School of Health Sciences, Faculty of Medicine and Health Sciences, University of East Anglia, Norwich, Norfolk, NR4 7TJ, UK.
Norwich Medical School, Faculty of Medicine and Health Sciences, University of East Anglia, Norwich, Norfolk, NR4 7TJ, UK.
Qual Life Res. 2018 Feb;27(2):389-400. doi: 10.1007/s11136-017-1746-7. Epub 2017 Nov 29.
The shoulder pain and disability index (SPADI) has been extensively evaluated for its psychometric properties using classical test theory (CTT). The purpose of this study was to evaluate its structural validity using Rasch model analysis.
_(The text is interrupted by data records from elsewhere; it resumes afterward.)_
+    const float4* d4 = reinterpret_cast<const float4*>(da + base);
+    const float4* g4 = reinterpret_cast<const float4*>((HAS_GY ? gy : x) + base);
+    const float4* c4 = reinterpret_cast<const float4*>((HAS_ACC ? acc : x) + base);
+    float4* o4 = reinterpret_cast<float4*>(gx + base);
+    const long i0 = (long)blockIdx.x * 256 + threadIdx.x, gs = (long)gridDim.x * 256;
+    auto load = [&](long j) {
+        ApplyLoads l;
+        l.x = x4[j];
+        l.d = d4[j];
+        if (HAS_GY) l.gy = g4[j];
+        if (HAS_ACC) l.acc = c4[j];
+        return l;
+    };
+    Ring<NLD, ApplyLoads> ring;
+    ring.first(i0, gs, nv, load);
+    __shared__ double S1_sh;
+    if (threadIdx.x < 64) {
+        double v, unused;
+        slot_sums<64, 1>(part + (long)(b * G + g) * S, S, v, unused);
+        v = wave_sum(v);
+        if (threadIdx.x == 0) S1_sh = v;
+    }
+    __syncthreads();
+    const double S1 = S1_sh;
+    const float mean = stats[(b * G + g) * 3 + 0];
+    const float sd = stats[(b * G + g) * 3 + 1];
+    const double se = (double)sd + eps;
+    const float coef = (sd > 0.f) ? (float)(S1 * se / ((double)(n - 1) * sd * se * se)) : 0.f;
+    const float sc = scale[b * C + c];
+    auto one = [&](float xe, float de, float ge, float ae) {
+#pragma clang fp contract(off)
+        if (GELU) de = de * gelu_grad_f(xe * sc);
+        float o = __builtin_fmaf(sc, de, -((xe - mean) * coef));
+        if (HAS_GY) o = __builtin_fmaf(rbeta, ge, o);
+        if (HAS_ACC) {
+            const float p = ca * ae, q = cb * o;
+            o = p + q;
+        }
+        return o;
+    };
+    ring.run(i0, gs, nv, load, [&](long j, const ApplyLoads& l) {
+        float4 o;
+        o.x = one(l.x.x, l.d.x, l.gy.x, l.acc.x);
+        o.y = one(l.x.y, l.d.y, l.gy.y, l.acc.y);
+        o.z = one(l.x.z, l.d.z, l.gy.z, l.acc.z);
+        o.w = one(l.x.w, l.d.w, l.gy.w, l.acc.w);
+        o4[j] = o;
+    });
+}
+
+}
+
+}
+
+static std::atomic<int>& norm_form() {
+    static std::atomic<int> v{[] { const char* e = getenv("BABE_NORM_FORM"); return (e && atoi(e) == 0) ? 0 : 1; }()};
+    return v;
+}
+extern "C" int babe_norm_set_form(int form) {
+    BABE_CHECK_ARG(form == 0 || form == 1, "norm_set_form: 0 or 1 (got %d)", form);
+    norm_form().store(form, std::memory_order_relaxed);
+    return BABE_OK;
+}
+extern "C" int babe_norm_get_form(void) { return norm_form().load(std::memory_order_relaxed); }
+static bool form1() { return norm_form().load(std::memory_order_relaxed) == 1; }
 
 static int abl_gn() {
     static const int v = [] { const char* e = getenv("BABE_ABL_GN"); return e ? atoi(e) : 0; }();
@@ -410,8 +744,11 @@
     if (abl_gn() & 1) return BABE_OK;
     BABE_CHECK_ARG(n % 4 == 0, "gn_partial: group size %ld not a multiple of 4", n);
     BabeProfScope prof(BABE_SLOT_GN_STATS, 4.0 * B * G * (double)n, 0, 0, stream);
-    hipLaunchKernelGGL(gn_partial_kernel<false>, dim3(S, B * G), dim3(256), 0, (hipStream_t)stream, x, part, n, S,
-                       (int*)nullptr, (const float*)nullptr, (const float*)nullptr, 0L, (float*)nullptr, (float*)nullptr, 0, 1, 0.f);
+    if (form1())
+        hipLaunchKernelGGL(f1::gn_partial_kernel, dim3(S, B * G), dim3(256), 0, (hipStream_t)stream, x, part, n, S);
+    else
+        hipLaunchKernelGGL(gn_partial_kernel<false>, dim3(S, B * G), dim3(256), 0, (hipStream_t)stream, x, part, n, S,
+                           (int*)nullptr, (const float*)nullptr, (const float*)nullptr, 0L, (float*)nullptr, (float*)nullptr, 0, 1, 0.f);
     BABE_LAUNCH_CHECK();
     return BABE_OK;
 }
@@ -445,7 +782,10 @@
     int bx = cdiv(hw / 4, 256 * 4);
     if (bx < 1) bx = 1;
     if (bx > 64) bx = 64;
-    hipLaunchKernelGGL(scale_gelu_kernel, dim3(bx, C, B), dim3(256), 0, (hipStream_t)stream, x, scale, a, C, hw);
+    if (form1())
+        hipLaunchKernelGGL(f1::scale_gelu_kernel, dim3(bx, C, B), dim3(256), 0, (hipStream_t)stream, x, scale, a, C, hw);
+    else
+        hipLaunchKernelGGL(scale_gelu_kernel, dim3(bx, C, B), dim3(256), 0, (hipStream_t)stream, x, scale, a, C, hw);
     BABE_LAUNCH_CHECK();
     return BABE_OK;
 }
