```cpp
int32_t hip_status(hipError_t e, const char *what, const char *file, int line) {
    set_error("HIP error %d (%s) at %s:%d: %s", (int)e, hipGetErrorString(e), file, line, what);
    (void)hipGetLastError();
    switch (e) {
        case hipErrorOutOfMemory: return QMX_ERR_OUT_OF_MEMORY;
        case hipErrorNoDevice:
        case hipErrorInvalidDevice:
        case hipErrorNoBinaryForGpu:
        case hipErrorInsufficientDriver: return QMX_ERR_NO_DEVICE;
        case hipErrorNotReady: return QMX_ERR_NOT_READY;
        case hipErrorInvalidValue: return QMX_ERR_BAD_ARG;
        default: return QMX_ERR_OTHER;
    }
}

static const char *const g_option_names[OPT_COUNT] = {"no_mfma_scan", "no_mfma16", "no_prescan", "prescan_shift", "hnsw_log_cap", "no_split_scan", "split_min_queries", "no_split256", "no_pq_pair", "no_pq_prefilter", "pq_prefilter_min_queries", "hnsw_pq_per_cu", "tq_rotate_block", "no_topk_small", "verify_max_per_query", "hnsw_pq_direct_walk", "hnsw_pq_table_build", "hnsw_no_pq_prefilter", "hnsw_no_lds_visited", "pq_lut_no_lds", "hnsw_per_cu", "hnsw_reference_heap_order", "tq_wide_min_queries", "tq_wide_high_digit", "sq_wide_min_queries", "i8_resident", "i8_dense_epilogue", "i8_sample_stride", "prescan_beside_scan", "group_matrix_bytes", "debug"};
struct OptionTable {
    std::atomic<int64_t> v[OPT_COUNT];
    int64_t initial[OPT_COUNT];
    OptionTable() {
        for (int i = 0; i < OPT_COUNT; ++i) {
            char env[64] = "QMX_";
            size_t k = 4;
            for (const char *c = g_option_names[i]; *c && k + 1 < sizeof(env); ++c) env[k++] = (char)toupper((unsigned char)*c);
            env[k] = 0;
            const char *e = getenv(env);
            int64_t val = 0;
            if (e) { val = (*e >= '0' && *e <= '9') ? atoll(e) : 1; }
            if (i == OPT_PRESCAN_SHIFT && !e) val = 10;
            if (i == OPT_SPLIT_MIN_QUERIES && !e) val = 1;
            if (i == OPT_PQ_PREFILTER_MIN_QUERIES && !e) val = 4;
            if (i == OPT_TQ_WIDE_MIN_QUERIES && !e) val = 33;
            if (i == OPT_SQ_WIDE_MIN_QUERIES && !e) val = 33;
            if (i == OPT_I8_RESIDENT && !e) val = 1;
            if (i == OPT_I8_DENSE_EPILOGUE && !e) val = 1;
            if (i == OPT_I8_SAMPLE_STRIDE && !e) val = 16;
            if (i == OPT_PRESCAN_BESIDE_SCAN && !e) val = 1;
            initial[i] = val;
            v[i].store(val, std::memory_order_relaxed);
        }
    }
};
static OptionTable g_options;
int64_t option(Option o) { return g_options.v[o].load(std::memory_order_relaxed); }

static thread_local const void *g_last_kernel = nullptr;
const void *last_noted_kernel() { return g_last_kernel; }
void note_kernel(const void *host_function) { g_last_kernel = host_function; }

void clear_stale_error() {
    hipError_t e = hipGetLastError();
    if (e != hipSuccess) {
        const bool debug = option(OPT_DEBUG) != 0;
        if (debug) fprintf(stderr, "[qmx] dropped stale HIP error %d (%s) before a kernel launch\n", (int)e, hipGetErrorString(e));
    }
}

bool is_device_ptr(const void *p) {
    if (!p) return false;
// ... 91 lines not shown
```

### qdrant_amd/csrc/api_internal.hpp

```cpp
#pragma once
#include <stdarg.h>
#include <stdio.h>
#include <stdlib.h>
#include <string.h>

#include <ctype.h>
#include <cxxabi.h>

#include <algorithm>
#include <atomic>
#include <mutex>
#include <string>
#include <thread>
#include <new>
#include <vector>

#include "kernels.hpp"
#include "dev_mem.hpp"
#include "tq_rotate.hpp"
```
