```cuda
struct CtTileOps {
  double a0, a1, b0, b1;
  double2 c;
  double2 *cp;
};
__device__ __forceinline__ void ct_tile_load(CtTileOps &o, const CtView &sm, const double *Xp, int bi, int bj, int lane, bool valid) {
  const int g = lane >> 2, q = lane & 3;
  const double *xa = valid ? Xp + (size_t)(8 * bi + g) * CT_XP + q : sm.dummyX + q;
  const double *xb = valid ? Xp + (size_t)(8 * bj + g) * CT_XP + q : sm.dummyX + q;
  o.cp = reinterpret_cast<double2 *>((valid ? sm.T + (size_t)(ct_tri(bi) + bj) * 64 : sm.dummyT) + 2 * lane);
  o.a0 = -xa[0];
  o.a1 = -xa[4];
  o.b0 = xb[0];
  o.b1 = xb[4];
  o.c = *o.cp;
}
__device__ __forceinline__ void ct_tile_mma(CtTileOps &o) {
  ct_dmma(o.c.x, o.c.y, o.a0, o.b0);
  ct_dmma(o.c.x, o.c.y, o.a1, o.b1);
}
__device__ __forceinline__ void ct_tile_mma_store(CtTileOps &o) {
  ct_tile_mma(o);
  *o.cp = o.c;
}

#ifdef CQ_PROBE
#define CT_PROBE_T(v) v = clock64()
#else
#define CT_PROBE_T(v) do { } while (0)
#endif

__device__ __forceinline__ void ct_trail_row(const CtView &sm, const double *Xk, int bi, int j0, int jmax, int lane) {
  const int g = lane >> 2, q = lane & 3;
  const double *xa = Xk + (size_t)(8 * bi + g) * CT_XP + q;
  const double a0 = -xa[0], a1 = -xa[4];
  double *trow = sm.T + (size_t)ct_tri(bi) * 64 + 2 * lane;
  for (int bj = j0; bj <= jmax; bj += 2) {
    const bool two = bj + 1 <= jmax;
    const double *xb0 = Xk + (size_t)(8 * bj + g) * CT_XP + q;
    const double *xb1 = two ? xb0 + 8 * CT_XP : sm.dummyX + q;
    double2 *c0p = reinterpret_cast<double2 *>(trow + (size_t)bj * 64);
    double2 *c1p = two ? c0p + 32 : reinterpret_cast<double2 *>(sm.dummyT + 2 * lane);
    const double b00 = xb0[0], b01 = xb0[4], b10 = xb1[0], b11 = xb1[4];
    double2 c0 = *c0p, c1 = *c1p;
    ct_dmma(c0.x, c0.y, a0, b00);
    ct_dmma(c1.x, c1.y, a0, b10);
    ct_dmma(c0.x, c0.y, a1, b01);
    ct_dmma(c1.x, c1.y, a1, b11);
    *c0p = c0;
    *c1p = c1;
  }
}

template <int THREADS>
__device__ __forceinline__ void ct_chol_tiles(const CtView &sm, int n, int nrows, bool strict, double floor_d) {
  const int tid = threadIdx.x, lane = tid & 31, wid = tid >> 5;
  constexpr int NW = THREADS / 32, NH = NW - (NW + 3) / 4;
  static_assert(NH >= 1, "need at least one helper warp");
  const bool helper = (wid & 3) != 0;
  const int hr = wid - 1 - (wid >> 2);
  constexpr bool LINV = NW >= 8;
#ifdef CQ_PROBE
  long long p0 = 0, p1 = 0, p2 = 0, p3 = 0, p4 = 0, p5 = 0, acc[6] = {0, 0, 0, 0, 0, 0};
#endif
  const int NB = (n + 7) >> 3, NRB = (nrows + 7) >> 3;
  if (wid == 0) {
    double2 c = *reinterpret_cast<const double2 *>(sm.T + 2 * lane);
    ct_diag8_frag(c.x, c.y, min(8, n), sm.invd, strict, floor_d, sm.flag);
    *reinterpret_cast<double2 *>(sm.T + 2 * lane) = c;
    __syncwarp();
    if (LINV)
      asm volatile("bar.arrive 3, 64;" ::: "memory");
    ct_panel_rows(sm.T, sm.Xp0, sm.invd, lane < 8 ? 8 + lane : nrows, 1 << 30, nrows, 0, min(8, n));
  } else if (LINV && wid == 4) {
    asm volatile("bar.sync 3, 64;" ::: "memory");
    ct_linv8(sm.T, sm.invd, sm.Linv0);
  }
  __syncthreads();
  for (int k = 0; k < NB; k++) {
    const int par = k & 1;
    double *Xk = par ? sm.Xp1 : sm.Xp0, *Xn = par ? sm.Xp0 : sm.Xp1;
    const bool more = k + 1 < NB;
    CT_PROBE_T(p0);
#ifdef CQ_PROBE
    p1 = p2 = p3 = p4 = p0;
#endif
    if (wid == 0) {
      if (more) {
        const int k1 = k + 1, nbk1 = min(8, n - 8 * k1);
        CtTileOps o;
        ct_tile_load(o, sm, Xk, k1, k1, lane, true);
        ct_tile_mma(o);
        CT_PROBE_T(p1);
        ct_diag8_frag(o.c.x, o.c.y, nbk1, sm.invd + 8 * k1, strict, floor_d, sm.flag);
        *o.cp = o.c;
        __syncwarp();
        if (LINV)
          asm volatile("bar.arrive 3, 64;" ::: "memory");
        CT_PROBE_T(p2);
        asm volatile("bar.sync 2, %0;" ::"r"((NH + 1) * 32) : "memory");
        CT_PROBE_T(p3);
        ct_panel_rows(sm.T, Xn, sm.invd, lane < 8 ? 8 * (k + 2) + lane : nrows, 1 << 30, nrows, k1, nbk1);
        CT_PROBE_T(p4);
      }
    } else if (LINV && wid == 4) {
      if (more) {
        asm volatile("bar.sync 3, 64;" ::: "memory");
        ct_linv8(sm.T + (size_t)(ct_tri(k + 1) + k + 1) * 64, sm.invd + 8 * (k + 1), par ? sm.Linv0 : sm.Linv1);
      }
    } else if (helper) {
      if (LINV) {
        const double *Lk = par ? sm.Linv1 : sm.Linv0;
        for (int i = k + 2 + hr; i < NRB; i += NH)
          ct_panel_tile(sm, i, k, Lk, Xk);
      } else {
        ct_panel_rows(sm.T, Xk, sm.invd, 8 * (k + 2) + hr * 32 + lane, NH * 32, nrows, k, min(8, n - 8 * k));
      }
      if (NH > 1)
        ct_bar_group(1, NH * 32);
      else
        __syncwarp();
      CT_PROBE_T(p1);
      if (more) {
        for (int i = k + 2 + hr; i < NRB; i += 2 * NH) {
          CtTileOps o0, o1;
          ct_tile_load(o0, sm, Xk, i, k + 1, lane, true);
          ct_tile_load(o1, sm, Xk, i + NH, k + 1, lane, i + NH < NRB);
          ct_tile_mma_store(o0);
          ct_tile_mma_store(o1);
        }
        asm volatile("bar.arrive 2, %0;" ::"r"((NH + 1) * 32) : "memory");
        CT_PROBE_T(p2);
        const int R = NRB - (k + 2), jmaxc = NB - 1;
        for (int pr = hr; 2 * pr < R; pr += NH) {
          const int rb = R - 1 - pr;
          ct_trail_row(sm, Xk, k + 2 + rb, k + 2, min(k + 2 + rb, jmaxc), lane);
          if (rb != pr)
            ct_trail_row(sm, Xk, k + 2 + pr, k + 2, min(k + 2 + pr, jmaxc), lane);
        }
      }
      CT_PROBE_T(p3);
    }
    __syncthreads();
    CT_PROBE_T(p5);
#ifdef CQ_PROBE
    if (wid == 0) {
      acc[0] += p1 - p0, acc[1] += p2 - p1, acc[2] += p3 - p2, acc[3] += p4 - p3, acc[4] += p5 - p4;
    } else {
      acc[0] += p1 - p0, acc[1] += p2 - p1, acc[2] += p3 - p2, acc[3] += p5 - p3;
    }
    acc[5] += p5 - p0;
#endif
  }
#ifdef CQ_PROBE
  if (tid == 0)
    printf("chol n=%d W0 (cycles over %d steps): diag update %lld pivots %lld wait %lld rows below %lld step tail %lld | %lld\n", n, NB, acc[0], acc[1], acc[2], acc[3],
           acc[4], acc[5]);
  if (tid == 32 || tid == THREADS - 32)
    printf("chol n=%d helper warp %d: panel rows %lld column k+1 %lld trailing %lld wait %lld | %lld\n", n, wid, acc[0], acc[1], acc[2], acc[3], acc[5]);
#endif
}
```

open_vins_b200/csrc/k_cholqr.cu:

```cuda
#include "chol.cuh"
#include "chol_tiles.cuh"
#include "ovb_internal.cuh"
#include <math.h>
#include <cstdio>

#define CQ_MAXN 160
#define CQ_MAXB 20
#define CQ_MAXRB 22
#define CQ_GRAM_T 512
#define CQ_KB 32
#ifndef CQ_CHOL_T
#define CQ_CHOL_T 384
#endif
#define CQ_XP CT_XP
#define CQ_TRSM_T 640

namespace {

__device__ __forceinline__ void dmma(double &d0, double &d1, double a, double b) {
  asm volatile("mma.sync.aligned.m8n8k4.row.col.f64.f64.f64.f64 {%0,%1}, {%2}, {%3}, {%0,%1};" : "+d"(d0), "+d"(d1) : "d"(a), "d"(b));
}
__device__ __forceinline__ unsigned s_u32(const void *p) { return (unsigned)__cvta_generic_to_shared(p); }
__device__ __forceinline__ void cpa16(unsigned dst, const void *src, unsigned bytes) {
  asm volatile("cp.async.cg.shared.global [%0], [%1], 16, %2;" ::"r"(dst), "l"(src), "r"(bytes) : "memory");
// ... 79 lines not shown

}

__global__ void __launch_bounds__(CQ_GRAM_T) k_cq_gram(const double *__restrict__ A, int ldA, int m, int nt, int slab_rows, int BW, int nblk_side,
                                                      double *__restrict__ Gpart, int cs) {
  OVB_PDL_ENTER();
  extern __shared__ __align__(16) double gsm[];
  const int tid = threadIdx.x, lane = tid & 31, wid = tid >> 5, g = lane >> 2, q = lane & 3;
  int ci, cj, offI, offJ;
  bool diag;
  const bool active = cq_tile_origin(blockIdx.x, wid, BW, nblk_side, ci, cj, offI, offJ, diag);
  int bI = 0, tt = blockIdx.x;
  while (tt >= nblk_side - bI) {
    tt -= nblk_side - bI;
    bI++;
  }
  const int bJ = bI + tt;
  const int WI = BW * 32;
  const int nrng = (bI == bJ) ? 1 : 2;
  const int pitch = nrng * WI + 4;
  const int cI0 = bI * WI, cJ0 = bJ * WI;
  const int r0 = blockIdx.y * slab_rows, r1 = min(m, r0 + slab_rows);
  const int nchunks = (r1 > r0) ? (r1 - r0 + CQ_KB - 1) / CQ_KB : 0;
  double acc[4][4][2];
#pragma unroll
  for (int a = 0; a < 4; a++)
#pragma unroll
    for (int b = 0; b < 4; b++)
      acc[a][b][0] = acc[a][b][1] = 0.0;

  auto issue = [&](int c) { cq_issue_rows<CQ_GRAM_T>(gsm + (size_t)(c & 1) * CQ_KB * pitch, pitch, A, ldA, r0 + c * CQ_KB, CQ_KB, r1, nt, cI0, cJ0, WI, nrng); };
  if (nchunks > 0)
    issue(0);
  for (int c = 0; c < nchunks; c++) {
    if (c + 1 < nchunks) {
      issue(c + 1);
      cpa_wait<1>();
    } else {
      cpa_wait<0>();
    }
    __syncthreads();
    if (active) {
      const double *buf = gsm + (size_t)(c & 1) * CQ_KB * pitch;
#pragma unroll
      for (int ks = 0; ks < CQ_KB / 4; ks++)
        cq_gram_kstep(acc, buf + (size_t)4 * ks * pitch, pitch, offI, offJ, diag && offI == offJ, g, q);
    }
    __syncthreads();
  }
  if (cs <= 1) {
    if (active) {
      double *dst = Gpart + (((size_t)blockIdx.y * gridDim.x + blockIdx.x) * 16 + wid) * 1024;
#pragma unroll
      for (int a = 0; a < 4; a++)
#pragma unroll
        for (int b = 0; b < 4; b++)
          *reinterpret_cast<double2 *>(dst + (8 * a + g) * 32 + 8 * b + 2 * q) = make_double2(acc[a][b][0], acc[a][b][1]);
    }
    return;
  }
  double *stage = gsm;
  if (active) {
    double *dst = stage + (size_t)wid * 1024;
#pragma unroll
    for (int a = 0; a < 4; a++)
#pragma unroll
      for (int b = 0; b < 4; b++)
        *reinterpret_cast<double2 *>(dst + (8 * a + g) * 32 + 8 * b + 2 * q) = make_double2(acc[a][b][0], acc[a][b][1]);
  }
  asm volatile("barrier.cluster.arrive.release.aligned;" ::: "memory");
  asm volatile("barrier.cluster.wait.acquire.aligned;" ::: "memory");
  unsigned rank;
  asm volatile("mov.u32 %0, %%cluster_ctarank;" : "=r"(rank));
  if (active) {
    const int per = 1024 / cs;
    double *dst = Gpart + ((((size_t)blockIdx.y / cs) * gridDim.x + blockIdx.x) * 16 + wid) * 1024 + (size_t)rank * per;
    const unsigned base = s_u32(stage + (size_t)wid * 1024 + (size_t)rank * per);
    for (int e = lane; e < per; e += 32) {
      double sum = 0.0;
      for (int r = 0; r < cs; r++) {
        unsigned ra;
        double v;
        asm volatile("mapa.shared::cluster.u32 %0, %1, %2;" : "=r"(ra) : "r"(base + 8u * (unsigned)e), "r"((unsigned)r));
        asm volatile("ld.shared::cluster.f64 %0, [%1];" : "=d"(v) : "r"(ra) : "memory");
        sum += v;
      }
      dst[e] = sum;
    }
  }
  asm volatile("barrier.cluster.arrive.release.aligned;" ::: "memory");
  asm volatile("barrier.cluster.wait.acquire.aligned;" ::: "memory");
}

#define CQ_RED_T 1024
#define CQ_RED_CH 8
#define CQ_RED_GX (16 * CQ_RED_CH)
__global__ void __launch_bounds__(CQ_RED_T) k_cq_reduce(const double *__restrict__ Gpart, int nslab, int nblk, int BW, int nblk_side, int nt,
                                                       double *__restrict__ G, int ldG, int tiled) {
  OVB_PDL_ENTER();
  __shared__ double red[8][128];
  int ci, cj, offI, offJ;
  bool diag;
  const int w = blockIdx.x / CQ_RED_CH, ch = blockIdx.x % CQ_RED_CH, blk = blockIdx.y;
  if (!cq_tile_origin(blk, w, BW, nblk_side, ci, cj, offI, offJ, diag))
    return;
  if (ci >= nt || cj >= nt)
    return;
  const int el = threadIdx.x & 127, sg = threadIdx.x >> 7;
  const int e = ch * 128 + el;
  const double *src = Gpart + ((size_t)blk * 16 + w) * 1024 + e;
  const size_t stride = (size_t)nblk * 16 * 1024;
  double s0 = 0.0, s1 = 0.0;
  int sl = sg;
  for (; sl + 8 < nslab; sl += 16) {
    s0 += src[(size_t)sl * stride];
    s1 += src[(size_t)(sl + 8) * stride];
  }
  if (sl < nslab)
    s0 += src[(size_t)sl * stride];
  red[sg][el] = s0 + s1;
  __syncthreads();
  if (sg == 0) {
    const int i = ci + (e >> 5), j = cj + (e & 31);
    if (i < nt && j < nt && i <= j) {
      const double s = ((red[0][el] + red[1][el]) + (red[2][el] + red[3][el])) + ((red[4][el] + red[5][el]) + (red[6][el] + red[7][el]));
      if (tiled) {
        G[ct_idx(j, i)] = s;
        if ((i >> 3) == (j >> 3))
          G[(size_t)(tri(j >> 3) + (j >> 3)) * 64 + (i & 7) * 8 + (j & 7)] = s;
      } else {
        G[(size_t)i * ldG + j] = s;
        G[(size_t)j * ldG + i] = s;
      }
    }
  }
}
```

Responses to the SPADI from 1030 patients referred for physiotherapy with shoulder pain and enrolled in a prospective cohort study were available for Rasch model analysis. Overall fit, individual person and item fit, response format, dependence, unidimensionality, targeting, reliability and differential item functioning (DIF) were examined.
The SPADI pain subscale initially demonstrated a misfit due to DIF by age and gender. After iterative analysis it showed good fit to the Rasch model with acceptable targeting and unidimensionality (overall fit Chi-square statistic 57.2, p = 0.1; mean item fit residual 0.19 (1.5) and mean person fit residual 0.44 (1.1); person separation index (PSI) of 0.83. The disability subscale however shows significant misfit due to uniform DIF even after iterative analyses were used to explore different solutions to the sources of misfit (overall fit (Chi-square statistic 57.2, p = 0.1); mean item fit residual 0.54 (1.26) and mean person fit residual 0.38 (1.0); PSI 0.84).
Rasch Model analysis of the SPADI has identified some strengths and limitations not previously observed using CTT methods. The SPADI should be treated as two separate subscales. The SPADI is a widely used outcome measure in clinical practice and research; however, the scores derived from it must be interpreted with caution. The pain subscale fits the Rasch model expectations well. The disability subscale does not fit the Rasch model and its current format does not meet the criteria for true interval-level measurement required for use as a primary endpoint in clinical trials. Clinicians should therefore exercise caution when interpreting score changes on the disability subscale and attempt to compare their scores to age- and sex-stratified data.
肩部疼痛和残疾指数(SPADI)已经通过经典测试理论(CTT)进行了广泛的心理测量学特性评估。本研究的目的是使用Rasch 模型分析来评估其结构有效性。
对 1030 名因肩部疼痛而接受物理治疗并纳入前瞻性队列研究的患者的 SPADI 应答进行了 Rasch 模型分析。检查了整体拟合、个体人和项目拟合、反应格式、依赖性、单维性、目标定位、可靠性和差异项目功能(DIF)。
SPADI 疼痛子量表最初由于年龄和性别导致 DIF 而出现不匹配。经过反复分析,它与 Rasch 模型拟合良好,具有可接受的目标定位和单维性(整体拟合 Chi-square 统计量为 57.2,p=0.1;平均项目拟合残差为 0.19(1.5)和平均个人拟合残差为 0.44(1.1);人分离指数(PSI)为 0.83。然而,残疾子量表由于均匀的 DIF 而显示出明显的不匹配,即使使用迭代分析来探索对不匹配源的不同解决方案,情况仍然如此(整体拟合(Chi-square 统计量为 57.2,p=0.1);平均项目拟合残差为 0.54(1.26)和平均个人拟合残差为 0.38(1.0);PSI 为 0.84)。
使用 CTT 方法未观察到的 Rasch 模型分析确定了 SPADI 的一些优势和局限性。SPADI 应该被视为两个独立的子量表。SPADI 是临床实践和研究中广泛使用的结果测量工具;然而,从它得出的分数必须谨慎解释。疼痛子量表很好地符合 Rasch 模型的预期。残疾子量表不符合 Rasch 模型,并且其当前格式不符合临床试验中作为主要终点进行真正区间级测量的要求。因此,临床医生在解释残疾子量表上的分数变化时应谨慎,并尝试将其分数与年龄和性别分层数据进行比较。